→ **Stored data entries**
--------------------

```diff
diff --git a/consensus_overlord_amd/csrc/pool_admit.hpp b/consensus_overlord_amd/csrc/pool_admit.hpp
--- /dev/null
+++ b/consensus_overlord_amd/csrc/pool_admit.hpp
@@ -0,0 +1,40 @@
+#pragma once
+#include <cstdint>
+
+namespace pool_admit {
+
+constexpr uint32_t CU_KEYS = 1024;
+constexpr uint32_t CU_IDS = 16;
+constexpr uint32_t PATTERNS = 4;
+
+constexpr uint32_t period(uint32_t pattern) { return 1u << (pattern < PATTERNS ? pattern : 0u); }
+
+constexpr uint32_t cu_key(uint32_t xcc, uint32_t se, uint32_t sa, uint32_t cu) {
+  return (xcc & 7u) << 7 | (se & 3u) << 5 | (sa & 1u) << 4 | (cu & 15u);
+}
+
+inline void limits(uint32_t pattern, uint32_t rsv_per_xcc, uint8_t out[CU_KEYS]) {
+  const uint32_t per = period(pattern);
+  for (uint32_t k = 0; k < CU_KEYS; ++k) {
+    const uint32_t cu = k & 15u, array = (k >> 4) & 7u;
+    out[k] = cu % per == 0 ? 7 : 8;
+    if (array == 0 && cu < rsv_per_xcc) out[k] = 0;
+  }
+}
+
+inline uint32_t offered(const uint8_t lim[CU_KEYS]) {
+  uint32_t m = 0;
+  for (uint32_t k = 0; k < CU_KEYS; ++k) m = lim[k] > m ? lim[k] : m;
+  return m;
+}
+
+inline uint32_t admitted(const uint8_t lim[CU_KEYS], uint32_t nxcc, uint32_t nse, uint32_t nsa, uint32_t cus) {
+  uint32_t n = 0;
+  for (uint32_t x = 0; x < nxcc; ++x)
+    for (uint32_t e = 0; e < nse; ++e)
+      for (uint32_t a = 0; a < nsa; ++a)
+        for (uint32_t c = 0; c < cus && c < CU_IDS; ++c) n += lim[cu_key(x, e, a, c)];
+  return n;
+}
+
+}
diff --git a/include/ovhip.h b/include/ovhip.h
--- a/include/ovhip.h
+++ b/include/ovhip.h
@@ -124,6 +124,7 @@
 int ovh_vm_clock(ovh_ctx* ctx, uint64_t* stamps, size_t max);
 
 int ovh_pool_log(ovh_ctx* ctx, uint64_t* words, size_t max);
+int ovh_pool_admission(ovh_ctx* ctx, uint32_t* words, size_t max);
 
 int ovh_sign_batch_device(ovh_ctx* ctx, size_t n, const uint8_t* d_sks, const uint8_t* d_hashes, uint8_t* d_sigs);
 int ovh_sk_to_pk_batch_device(ovh_ctx* ctx, size_t n, const uint8_t* d_sks, uint8_t* d_pks);
diff --git a/overlord-hip/build.rs b/overlord-hip/build.rs
--- a/overlord-hip/build.rs
+++ b/overlord-hip/build.rs
@@ -36,7 +36,7 @@
     println!("cargo:rustc-link-search=native={}", out.display());
     println!("cargo:rustc-link-lib=dylib=ovhip");
     println!("cargo:rustc-link-arg=-Wl,-rpath,{}", out.display());
-    for f in ["csrc/ovhip.hip", "csrc/fpvm.hpp", "csrc/msm.hpp", "csrc/keygen.hpp", "csrc/rlp.hpp", "csrc/sm3.hpp", "csrc/sm3_bulk.hpp", "csrc/proof.hpp", "csrc/qc.hpp", "csrc/bls"] {
+    for f in ["csrc/ovhip.hip", "csrc/fpvm.hpp", "csrc/msm.hpp", "csrc/keygen.hpp", "csrc/pool_admit.hpp", "csrc/rlp.hpp", "csrc/sm3.hpp", "csrc/sm3_bulk.hpp", "csrc/proof.hpp", "csrc/qc.hpp", "csrc/bls"] {
         println!("cargo:rerun-if-changed={}", src.join(f).display());
     }
     println!("cargo:rerun-if-changed={}", src.join("../include/ovhip.h").display());
diff --git a/overlord-hip/src/ffi.rs b/overlord-hip/src/ffi.rs
--- a/overlord-hip/src/ffi.rs
+++ b/overlord-hip/src/ffi.rs
@@ -77,6 +77,7 @@
     pub fn ovh_diag_vm_occupancy(ctx: *mut OvhCtx, prog: i32, n: usize, reps: i32, streams: i32, ms: *mut f32) -> i32;
     pub fn ovh_vm_clock(ctx: *mut OvhCtx, stamps: *mut u64, max: usize) -> i32;
     pub fn ovh_pool_log(ctx: *mut OvhCtx, words: *mut u64, max: usize) -> i32;
+    pub fn ovh_pool_admission(ctx: *mut OvhCtx, words: *mut u32, max: usize) -> i32;
     pub fn ovh_sign_batch_device(ctx: *mut OvhCtx, n: usize, d_sks: *const u8, d_hashes: *const u8, d_sigs: *mut u8) -> i32;
     pub fn ovh_sk_to_pk_batch_device(ctx: *mut OvhCtx, n: usize, d_sks: *const u8, d_pks: *mut u8) -> i32;
 }
```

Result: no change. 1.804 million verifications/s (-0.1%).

--------------------

→ **TASK BRIEF**
Write all the data out again, exactly.

→ **SOLUTION BELOW**
```diff
diff --git a/consensus_overlord_amd/csrc/pool_admit.hpp b/consensus_overlord_amd/csrc/pool_admit.hpp
--- /dev/null
+++ b/consensus_overlord_amd/csrc/pool_admit.hpp
@@ -0,0 +1,40 @@
+#pragma once
+#include <cstdint>
+
+namespace pool_admit {
+
+constexpr uint32_t CU_KEYS = 1024;
+constexpr uint32_t CU_IDS = 16;
+constexpr uint32_t PATTERNS = 4;
+
+constexpr uint32_t period(uint32_t pattern) { return 1u << (pattern < PATTERNS ? pattern : 0u); }
+
+constexpr uint32_t cu_key(uint32_t xcc, uint32_t se, uint32_t sa, uint32_t cu) {
+  return (xcc & 7u) << 7 | (se & 3u) << 5 | (sa & 1u) << 4 | (cu & 15u);
+}
+
+inline void limits(uint32_t pattern, uint32_t rsv_per_xcc, uint8_t out[CU_KEYS]) {
+  const uint32_t per = period(pattern);
+  for (uint32_t k = 0; k < CU_KEYS; ++k) {
+    const uint32_t cu = k & 15u, array = (k >> 4) & 7u;
+    out[k] = cu % per == 0 ? 7 : 8;
+    if (array == 0 && cu < rsv_per_xcc) out[k] = 0;
+  }
+}
+
+inline uint32_t offered(const uint8_t lim[CU_KEYS]) {
+  uint32_t m = 0;
+  for (uint32_t k = 0; k < CU_KEYS; ++k) m = lim[k] > m ? lim[k] : m;
+  return m;
+}
+
+inline uint32_t admitted(const uint8_t lim[CU_KEYS], uint32_t nxcc, uint32_t nse, uint32_t nsa, uint32_t cus) {
+  uint32_t n = 0;
+  for (uint32_t x = 0; x < nxcc; ++x)
+    for (uint32_t e = 0; e < nse; ++e)
+      for (uint32_t a = 0; a < nsa; ++a)
+        for (uint32_t c = 0; c < cus && c < CU_IDS; ++c) n += lim[cu_key(x, e, a, c)];
+  return n;
+}
+
+}
diff --git a/include/ovhip.h b/include/ovhip.h
--- a/include/ovhip.h
+++ b/include/ovhip.h
@@ -124,6 +124,7 @@
 int ovh_vm_clock(ovh_ctx* ctx, uint64_t* stamps, size_t max);
 
 int ovh_pool_log(ovh_ctx* ctx, uint64_t* words, size_t max);
+int ovh_pool_admission(ovh_ctx* ctx, uint32_t* words, size_t max);
 
 int ovh_sign_batch_device(ovh_ctx* ctx, size_t n, const uint8_t* d_sks, const uint8_t* d_hashes, uint8_t* d_sigs);
 int ovh_sk_to_pk_batch_device(ovh_ctx* ctx, size_t n, const uint8_t* d_sks, uint8_t* d_pks);
diff --git a/overlord-hip/build.rs b/overlord-hip/build.rs
--- a/overlord-hip/build.rs
+++ b/overlord-hip/build.rs
@@ -36,7 +36,7 @@
     println!("cargo:rustc-link-search=native={}", out.display());
     println!("cargo:rustc-link-lib=dylib=ovhip");
     println!("cargo:rustc-link-arg=-Wl,-rpath,{}", out.display());
-    for f in ["csrc/ovhip.hip", "csrc/fpvm.hpp", "csrc/msm.hpp", "csrc/keygen.hpp", "csrc/rlp.hpp", "csrc/sm3.hpp", "csrc/sm3_bulk.hpp", "csrc/proof.hpp", "csrc/qc.hpp", "csrc/bls"] {
+    for f in ["csrc/ovhip.hip", "csrc/fpvm.hpp", "csrc/msm.hpp", "csrc/keygen.hpp", "csrc/pool_admit.hpp", "csrc/rlp.hpp", "csrc/sm3.hpp", "csrc/sm3_bulk.hpp", "csrc/proof.hpp", "csrc/qc.hpp", "csrc/bls"] {
         println!("cargo:rerun-if-changed={}", src.join(f).display());
     }
     println!("cargo:rerun-if-changed={}", src.join("../include/ovhip.h").display());
diff --git a/overlord-hip/src/ffi.rs b/overlord-hip/src/ffi.rs
--- a/overlord-hip/src/ffi.rs
+++ b/overlord-hip/src/ffi.rs
@@ -77,6 +77,7 @@
     pub fn ovh_diag_vm_occupancy(ctx: *mut OvhCtx, prog: i32, n: usize, reps: i32, streams: i32, ms: *mut f32) -> i32;
     pub fn ovh_vm_clock(ctx: *mut OvhCtx, stamps: *mut u64, max: usize) -> i32;
     pub fn ovh_pool_log(ctx: *mut OvhCtx, words: *mut u64, max: usize) -> i32;
+    pub fn ovh_pool_admission(ctx: *mut OvhCtx, words: *mut u32, max: usize) -> i32;
     pub fn ovh_sign_batch_device(ctx: *mut OvhCtx, n: usize, d_sks: *const u8, d_hashes: *const u8, d_sigs: *mut u8) -> i32;
     pub fn ovh_sk_to_pk_batch_device(ctx: *mut OvhCtx, n: usize, d_sks: *const u8, d_pks: *mut u8) -> i32;
 }
```

Result: no change. 1.804 million verifications/s (-0.1%).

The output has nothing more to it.